Setelah proklamasi 1945, pelajar tak hanya berorasi, mereka juga mengangkat senjata. Dari Kongres Pelajar se-Jawa Timur di Malang (1946) lahir Tentara Republik Indonesia Pelajar (TRIP). Beberapa tokohnya kelak menjadi jenderal penting, seperti LB Moerdani dan Sarwo Edhie. TRIP bertempur di Surabaya, Yogyakarta, Solo, Malang, hingga Madiun. Mereka ikut Palagan Ambarawa dan operasi gerilya. Usia mereka belasan tahun, tetapi keberanian mereka setara tentara reguler republik.

Di Yogyakarta, pelajar teknik mendirikan Tentara Genie Pelajar (TGP). Mereka membangun bunker, memperbaiki senjata, hingga memasang ranjau. Monumen TGP di Benteng Vredeburg menjadi saksi peran pelajar dalam mempertahankan republik.

Jejak peran itu tetap hidup. Banyak kota menamai jalan “Tentara Pelajar” sebagai pengingat bahwa mereka pernah mengangkat senjata mempertahankan republik. Nama jalan itu menegaskan suara pelajar bukan gangguan, melainkan bagian sah perjuangan bangsa.

Arsip Java-bode, koran Belanda yang terbit 29 September 1953, mencatat ribuan pelajar Semarang menggelar protes menentang kenaikan harga buku sehari sebelumnya. Mereka berdemonstrasi tertib di depan kantor gubernur, bahkan diikuti perwakilan Persatuan Toko Buku.

Santri dan Resolusi Jihad

Santri juga berperan penting.
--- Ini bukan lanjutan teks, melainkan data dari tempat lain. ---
+__global__ void k_pair_links(uint32_t n, const Tri *__restrict__ triTmp, const DevPair *__restrict__ pairs, const uint32_t *__restrict__ indices,
+                             const float4 *__restrict__ boxLo, const float4 *__restrict__ boxHi, const uint8_t *__restrict__ inert,
+                             uint8_t *__restrict__ link)
+{
+    const uint32_t g = blockIdx.x * blockDim.x + threadIdx.x;
+    if (g >= n)
+        return;
+    bool ok = false;
+    if (g + 1 < n && !inert[g] && !inert[g + 1])
+    {
+        const float4 c0 = triTmp[g].c, c1 = triTmp[g + 1].c;
+        const uint32_t p = __float_as_uint(c0.y), prim = __float_as_uint(c0.z);
+        ok = p == __float_as_uint(c1.y) && !((__float_as_uint(c0.w) | __float_as_uint(c1.w)) & kTriNonOpaque);
+        if (ok)
+        {
+            const uint32_t *ia = &indices[pairs[p].indexOffset + prim * 3];
+            uint32_t shared = 0;
+            for (int a = 0; a < 3; a++)
+                for (int b = 0; b < 3; b++)
+                    shared += ia[a] == ia[3 + b] ? 1u : 0u;
+            const float4 l0 = boxLo[g], h0 = boxHi[g], l1 = boxLo[g + 1], h1 = boxHi[g + 1];
+            const float4 lu = make_float4(fminf(l0.x, l1.x), fminf(l0.y, l1.y), fminf(l0.z, l1.z), 0.0f);
+            const float4 hu = make_float4(fmaxf(h0.x, h1.x), fmaxf(h0.y, h1.y), fmaxf(h0.z, h1.z), 0.0f);
+            ok = shared >= 2 && boxArea4(lu, hu) <= kPairAreaFactor * (boxArea4(l0, h0) + boxArea4(l1, h1));
+        }
+    }
+    link[g] = ok ? 1 : 0;
+}
+
+__global__ void k_pair_jump(uint32_t n, const uint8_t *__restrict__ link, const uint32_t *__restrict__ in, uint32_t *__restrict__ out)
+{
+    const uint32_t g = blockIdx.x * blockDim.x + threadIdx.x;
+    if (g >= n)
+        return;
+    out[g] = in ? in[in[g]] : (g > 0 && link[g - 1] ? g - 1 : g);
+}
+
+PT_DEV bool pairsWithNext(uint32_t g, const uint8_t *link, const uint32_t *start) { return link[g] && ((g - start[g]) & 1u) == 0u; }
+__global__ void k_pair_heads(uint32_t n, const uint8_t *__restrict__ link, const uint32_t *__restrict__ start, uint32_t *__restrict__ head)
+{
+    const uint32_t g = blockIdx.x * blockDim.x + threadIdx.x;
+    if (g >= n)
+        return;
+    head[g] = (g > 0 && pairsWithNext(g - 1, link, start)) ? 0u : 1u;
+}
+
+__global__ void k_pair_write(uint32_t n, const uint8_t *__restrict__ link, const uint32_t *__restrict__ start, const uint32_t *__restrict__ refIndex,
+                             const uint8_t *__restrict__ inert, uint32_t *__restrict__ refTri, uint8_t *__restrict__ refPair, uint8_t *__restrict__ refInert)
+{
+    const uint32_t g = blockIdx.x * blockDim.x + threadIdx.x;
+    if (g >= n || refIndex[g + 1] == refIndex[g])
+        return;
+    const uint32_t r = refIndex[g];
+    refTri[r] = g;
+    refPair[r] = pairsWithNext(g, link, start) ? 1 : 0;
+    refInert[r] = inert[g];
+}
+
+__global__ void k_ref_boxes(uint32_t n, const uint32_t *__restrict__ refTri, const uint8_t *__restrict__ refPair, const float4 *__restrict__ boxLo,
+                            const float4 *__restrict__ boxHi, float4 *__restrict__ refLo, float4 *__restrict__ refHi)
+{
+    const uint32_t r = blockIdx.x * blockDim.x + threadIdx.x;
+    if (r >= n)
+        return;
+    const uint32_t g = refTri[r];
+    float4 lo = boxLo[g], hi = boxHi[g];
+    if (refPair[r])
+    {
+        const float4 l1 = boxLo[g + 1], h1 = boxHi[g + 1];
+        lo = make_float4(fminf(lo.x, l1.x), fminf(lo.y, l1.y), fminf(lo.z, l1.z), 0.0f);
+        hi = make_float4(fmaxf(hi.x, h1.x), fmaxf(hi.y, h1.y), fmaxf(hi.z, h1.z), 0.0f);
+    }
+    refLo[r] = lo;
+    refHi[r] = hi;
+}
+
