# avi22bhattacharya/ThinkDiff-mlre

Hardware: AMD Instinct MI355X
Metric: images/sec (1024², 28 steps) ThinkDiff-CLIP FLUX.1 at 1/2/4/8 MI355X (higher is better)
Workload: dtype bf16

## Files before the change

### thinkdiff-mlre_amd/csrc/elementwise.hip

```cpp
#include "td_common.h"
#include "td_kernels.h"
#include "qk_rope_math.h"
#include "../../include/thinkdiff_hip.h"

namespace {

__device__ __forceinline__ void unpack8(const u32x4_t v, float (&f)[8]) {
#pragma unroll
  for (int i = 0; i < 4; ++i) {
    f[2 * i] = bf_lo(v[i]);
    f[2 * i + 1] = bf_hi(v[i]);
  }
}
__device__ __forceinline__ u32x4_t pack8(const float (&f)[8]) {
  u32x4_t v;
#pragma unroll
  for (int i = 0; i < 4; ++i) v[i] = pack_bf2(f[2 * i], f[2 * i + 1]);
  return v;
}

}

__device__ __forceinline__ u32x2_t pack8_fp8(const float (&x)[8], float inv) {
  int lo = 0, hi = 0;
  lo = __builtin_amdgcn_cvt_pk_fp8_f32(x[0] * inv, x[1] * inv, lo, false);
  lo = __builtin_amdgcn_cvt_pk_fp8_f32(x[2] * inv, x[3] * inv, lo, true);
  hi = __builtin_amdgcn_cvt_pk_fp8_f32(x[4] * inv, x[5] * inv, hi, false);
  hi = __builtin_amdgcn_cvt_pk_fp8_f32(x[6] * inv, x[7] * inv, hi, true);
  return u32x2_t{(unsigned)lo, (unsigned)hi};
}
__device__ __forceinline__ u32x2_t pack8_i8(const float (&x)[8], float inv) {
  unsigned w[2];
#pragma unroll
  for (int h = 0; h < 2; ++h) {
    const unsigned b0 = (unsigned)__float2int_rn(x[4 * h] * inv) & 0xffu, b1 = (unsigned)__float2int_rn(x[4 * h + 1] * inv) & 0xffu;
    const unsigned b2 = (unsigned)__float2int_rn(x[4 * h + 2] * inv) & 0xffu, b3 = (unsigned)__float2int_rn(x[4 * h + 3] * inv) & 0xffu;
    w[h] = b0 | (b1 << 8) | (b2 << 16) | (b3 << 24);
  }
  return u32x2_t{w[0], w[1]};
}
__device__ __forceinline__ u32x2_t pack8_q(const float (&x)[8], float inv, bool int8) { return int8 ? pack8_i8(x, inv) : pack8_fp8(x, inv); }

template <int NCH>
__global__ __launch_bounds__(256) void td_norm_rows_kernel(const TdNormParams p) {
  const int lane = threadIdx.x & 63;
  const int row = blockIdx.x * 4 + (threadIdx.x >> 6);
  if (row >= p.rows) return;
  const bf16_t* xr = p.x + (size_t)row * p.ldx;
  int ext_s0 = -1, ext_s1 = -1;
  {
    const int* ext0 = row >= p.split ? p.extB : p.extA;
    if (p.q && ext0 && lane * 2 < p.ext_n) { ext_s0 = ext0[lane * 2]; ext_s1 = ext0[lane * 2 + 1]; }
  }
  float v[NCH][8];
  float sum = 0.f;
#pragma unroll
  for (int c = 0; c < NCH; ++c) {
    unpack8(*(const u32x4_t*)(xr + c * 512 + lane * 8), v[c]);
#pragma unroll
    for (int i = 0; i < 8; ++i) sum += v[c][i];
  }
  constexpr float inv_d = 1.0f / (NCH * 512);
  float mean = 0.f;
  if (!p.rms) mean = wave_sum(sum) * inv_d;
  float sq = 0.f;
#pragma unroll
  for (int c = 0; c < NCH; ++c)
#pragma unroll
    for (int i = 0; i < 8; ++i) {
      v[c][i] -= mean;
      sq += v[c][i] * v[c][i];
    }
  const float rstd = rsqrtf(wave_sum(sq) * inv_d + p.eps);

  const bool partB = row >= p.split;
  const bf16_t* shift = partB ? p.shiftB : p.shiftA;
  const bf16_t* scale = partB ? p.scaleB : p.scaleA;
  bf16_t* yr = p.y + (size_t)row * p.ldy;
  float amax = 0.f;
#pragma unroll
  for (int c = 0; c < NCH; ++c) {
    const int col = c * 512 + lane * 8;
    float y[8];
    const bool keep_f32 = p.rms == 2;
#pragma unroll
    for (int i = 0; i < 8; ++i) y[i] = keep_f32 ? v[c][i] * rstd : rbf(v[c][i] * rstd);
    if (p.w) {
      float w[8];
      unpack8(*(const u32x4_t*)(p.w + col), w);
#pragma unroll
      for (int i = 0; i < 8; ++i) y[i] = keep_f32 ? y[i] * w[i] : rbf(y[i] * w[i]);
    }
    if (scale) {
      float sc[8], sh[8];
      unpack8(*(const u32x4_t*)(scale + col), sc);
      unpack8(*(const u32x4_t*)(shift + col), sh);
#pragma unroll
      for (int i = 0; i < 8; ++i) y[i] = rbf(rbf(y[i] * rbf(1.0f + sc[i])) + sh[i]);
    }
    if (p.q) {
      float sm[8] = {1.f, 1.f, 1.f, 1.f, 1.f, 1.f, 1.f, 1.f};
      const bf16_t* smooth = partB ? p.smoothB : p.smoothA;
      if (smooth) unpack8(*(const u32x4_t*)(smooth + col), sm);
#pragma unroll
      for (int i = 0; i < 8; ++i) {
        v[c][i] = rbf(y[i]) * sm[i];
        amax = fmaxf(amax, fabsf(v[c][i]));
      }
    } else {
      *(u32x4_t*)(yr + col) = pack8(y);
    }
  }
  if (p.q) {
    amax = wave_max(amax);
    const float s = amax > 0.f ? amax * (p.q_int8 ? 1.0f / 127.0f : 1.0f / 448.0f) : 1.0f;
    const float inv = 1.0f / s;
    if (lane == 0) p.q_scale[row] = s;
    uint8_t* qr = p.q + (size_t)row * p.ldq;
    const int* ext = partB ? p.extB : p.extA;
    __shared__ __attribute__((aligned(8))) uint8_t qrow[4][NCH * 512];
#pragma unroll
    for (int c = 0; c < NCH; ++c) {
      const u32x2_t b = pack8_q(v[c], inv, p.q_int8 != 0);
      *(u32x2_t*)(qr + c * 512 + lane * 8) = b;
      if (ext) *(u32x2_t*)(&qrow[threadIdx.x >> 6][c * 512 + lane * 8]) = b;
    }
    if (ext) {
      for (int e = lane * 2; e < p.ext_n; e += 128) {
        const int s0 = e < 128 ? ext_s0 : ext[e], s1 = e < 128 ? ext_s1 : ext[e + 1];
        const unsigned b0 = s0 >= 0 ? qrow[threadIdx.x >> 6][s0] : 0u, b1 = s1 >= 0 ? qrow[threadIdx.x >> 6][s1] : 0u;
        *(unsigned short*)(qr + NCH * 512 + e) = (unsigned short)(b0 | (b1 << 8));
      }
    }
  }
}

int td_norm_rows_launch(const TdNormParams& p, hipStream_t stream) {
  TD_CHECK_ARG(p.rows > 0 && p.D > 0, "td_norm_rows: empty problem");
  TD_CHECK_ARG(p.D % 512 == 0 && p.D <= 4096, "td_norm_rows: D=%d must be a multiple of 512, <= 4096", p.D);
  TD_CHECK_ARG(p.ldx % 8 == 0 && p.ldy % 8 == 0, "td_norm_rows: row strides must be multiples of 8");
  TD_CHECK_ARG((p.scaleA == nullptr) == (p.shiftA == nullptr), "td_norm_rows: shift and scale come together");
  if (p.q) TD_CHECK_ARG(p.q_scale && p.ldq % 8 == 0 && (uintptr_t)p.q % 8 == 0, "td_norm_rows: fp8 output needs a scale array and 8-byte aligned rows");
  if (p.extA || p.extB) TD_CHECK_ARG(p.q && p.q_int8 && p.extA && p.extB && p.ext_n > 0 && p.ext_n % 2 == 0 && p.ldq >= p.D + p.ext_n,
                                     "td_norm_rows: replicated channels need the int8 output form, both tables and rows of D + ext_n bytes");
  TD_GRID_1D(nblk, (long long)((p.rows + 3) / 4) * 256, 256, "td_norm_rows");
  const dim3 grid(nblk), block(256);
  switch (p.D / 512) {
#define TD_CASE(n) case n: hipLaunchKernelGGL(td_norm_rows_kernel<n>, grid, block, 0, stream, p); break;
    TD_CASE(1) TD_CASE(2) TD_CASE(3) TD_CASE(4) TD_CASE(5) TD_CASE(6) TD_CASE(7) TD_CASE(8)
#undef TD_CASE
  }
  TD_CHECK_LAUNCH();
  return 0;
}

__global__ __launch_bounds__(256) void td_qk_norm_rope_kernel(const TdQkRopeParams p) {
  const int row = blockIdx.x;
  const int l16 = threadIdx.x & 15;
  const int unit0 = threadIdx.x >> 4;
  const int nunits = p.Hq + p.Hk;
  bf16_t* base = p.qkv + (size_t)row * p.ld;
  const bool partB = row >= p.split;
  const bf16_t* wq = partB ? p.wqB : p.wqA;
  const bf16_t* wk = partB ? p.wkB : p.wkA;

  float cs[8], sn[8];
  {
    const float* cr = p.cos + (size_t)row * 128;
    const float* sr = p.sin + (size_t)row * 128;
    const int d0 = l16 * 8;
#pragma unroll
    for (int i = 0; i < 8; i += 4) {
      const f32x4_t c4 = *(const f32x4_t*)(cr + d0 + i);
      const f32x4_t s4 = *(const f32x4_t*)(sr + d0 + i);
#pragma unroll
      for (int j = 0; j < 4; ++j) {
        cs[i + j] = c4[j];
        sn[i + j] = s4[j];
      }
    }
  }

  for (int u = unit0; u < nunits; u += 16) {
    const bool is_k = u >= p.Hq;
    bf16_t* hp = base + (is_k ? p.k_col + (u - p.Hq) * 128 : p.q_col + u * 128) + l16 * 8;
    float x[8];
    unpack8(*(const u32x4_t*)hp, x);
    const bf16_t* w = is_k ? wk : wq;
    if (w) {
      float sq = qk_sumsq8(x);
#pragma unroll
      for (int o = 8; o > 0; o >>= 1) sq += __shfl_xor(sq, o, 16);
      float wv[8];
      unpack8(*(const u32x4_t*)(w + l16 * 8), wv);
      qk_norm8(x, qk_rstd(sq, p.eps), wv);
    }
    float y[8];
    if (p.rotate_half) {
#pragma unroll
      for (int i = 0; i < 8; ++i) {
        const float other = __shfl_xor(x[i], 8, 16);
        const float rot = (l16 < 8) ? -other : other;
        y[i] = p.rotate_half == 2 ? qk_rope_half_rbf(x[i], other, l16 < 8, cs[i], sn[i]) : x[i] * cs[i] + rot * sn[i];
      }
    } else {
      qk_rope_pairs8(x, cs, sn, y);
    }
    if (!is_k && p.q_premul != 1.0f) {
#pragma unroll
      for (int i = 0; i < 8; ++i) y[i] *= p.q_premul;
    }
    *(u32x4_t*)hp = pack8(y);
  }
}

int td_qk_norm_rope_launch(const TdQkRopeParams& p, hipStream_t stream) {
  TD_CHECK_ARG(p.rows > 0 && p.Hq > 0 && p.Hk >= 0, "td_qk_norm_rope: empty problem");
  TD_CHECK_ARG(p.ld % 8 == 0 && p.q_col % 8 == 0 && p.k_col % 8 == 0, "td_qk_norm_rope: columns must be 16-byte aligned");
  TD_CHECK_ARG(p.rotate_half >= 0 && p.rotate_half <= 2, "td_qk_norm_rope: rotate_half=%d is not a rotation mode (0, 1 or 2)", p.rotate_half);
  TD_GRID_1D(nblk, (long long)p.rows * 256, 256, "td_qk_norm_rope");
  hipLaunchKernelGGL(td_qk_norm_rope_kernel, dim3(nblk), dim3(256), 0, stream, p);
  TD_CHECK_LAUNCH();
  return 0;
}

__global__ void td_flux_rope_table_kernel(const float* ids, int S, int d0, int d1, int d2, double theta, float* cosT, float* sinT) {
  const int idx = blockIdx.x * blockDim.x + threadIdx.x;
  const int half = (d0 + d1 + d2) / 2;
  if (idx >= S * half) return;
  const int s = idx / half, j = idx % half;
  int axis, jj, dim;
  if (j < d0 / 2) { axis = 0; jj = j; dim = d0; }
  else if (j < (d0 + d1) / 2) { axis = 1; jj = j - d0 / 2; dim = d1; }
  else { axis = 2; jj = j - (d0 + d1) / 2; dim = d2; }
  const double freq = 1.0 / pow(theta, (double)(2 * jj) / (double)dim);
  const double ang = (double)ids[s * 3 + axis] * freq;
  const float c = (float)cos(ang), sn = (float)sin(ang);
  const size_t o = (size_t)s * (2 * half) + 2 * j;
  cosT[o] = c; cosT[o + 1] = c;
  sinT[o] = sn; sinT[o + 1] = sn;
}
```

Hadratus Syaikh Hasyim Asy’ari pada 22 Oktober 1945 mengeluarkan Resolusi Jihad yang mewajibkan umat Islam melawan kembalinya kolonial Belanda. Ribuan santri muda pun turun ke jalan dan ke medan tempur, terutama di Surabaya pada 10 November. Dengan bambu runcing, mereka menjadi gelombang pertama perlawanan. Resolusi Jihad menegaskan bahwa pendidikan pesantren tak hanya mengajarkan kitab, tetapi juga membentuk kesadaran kebangsaan.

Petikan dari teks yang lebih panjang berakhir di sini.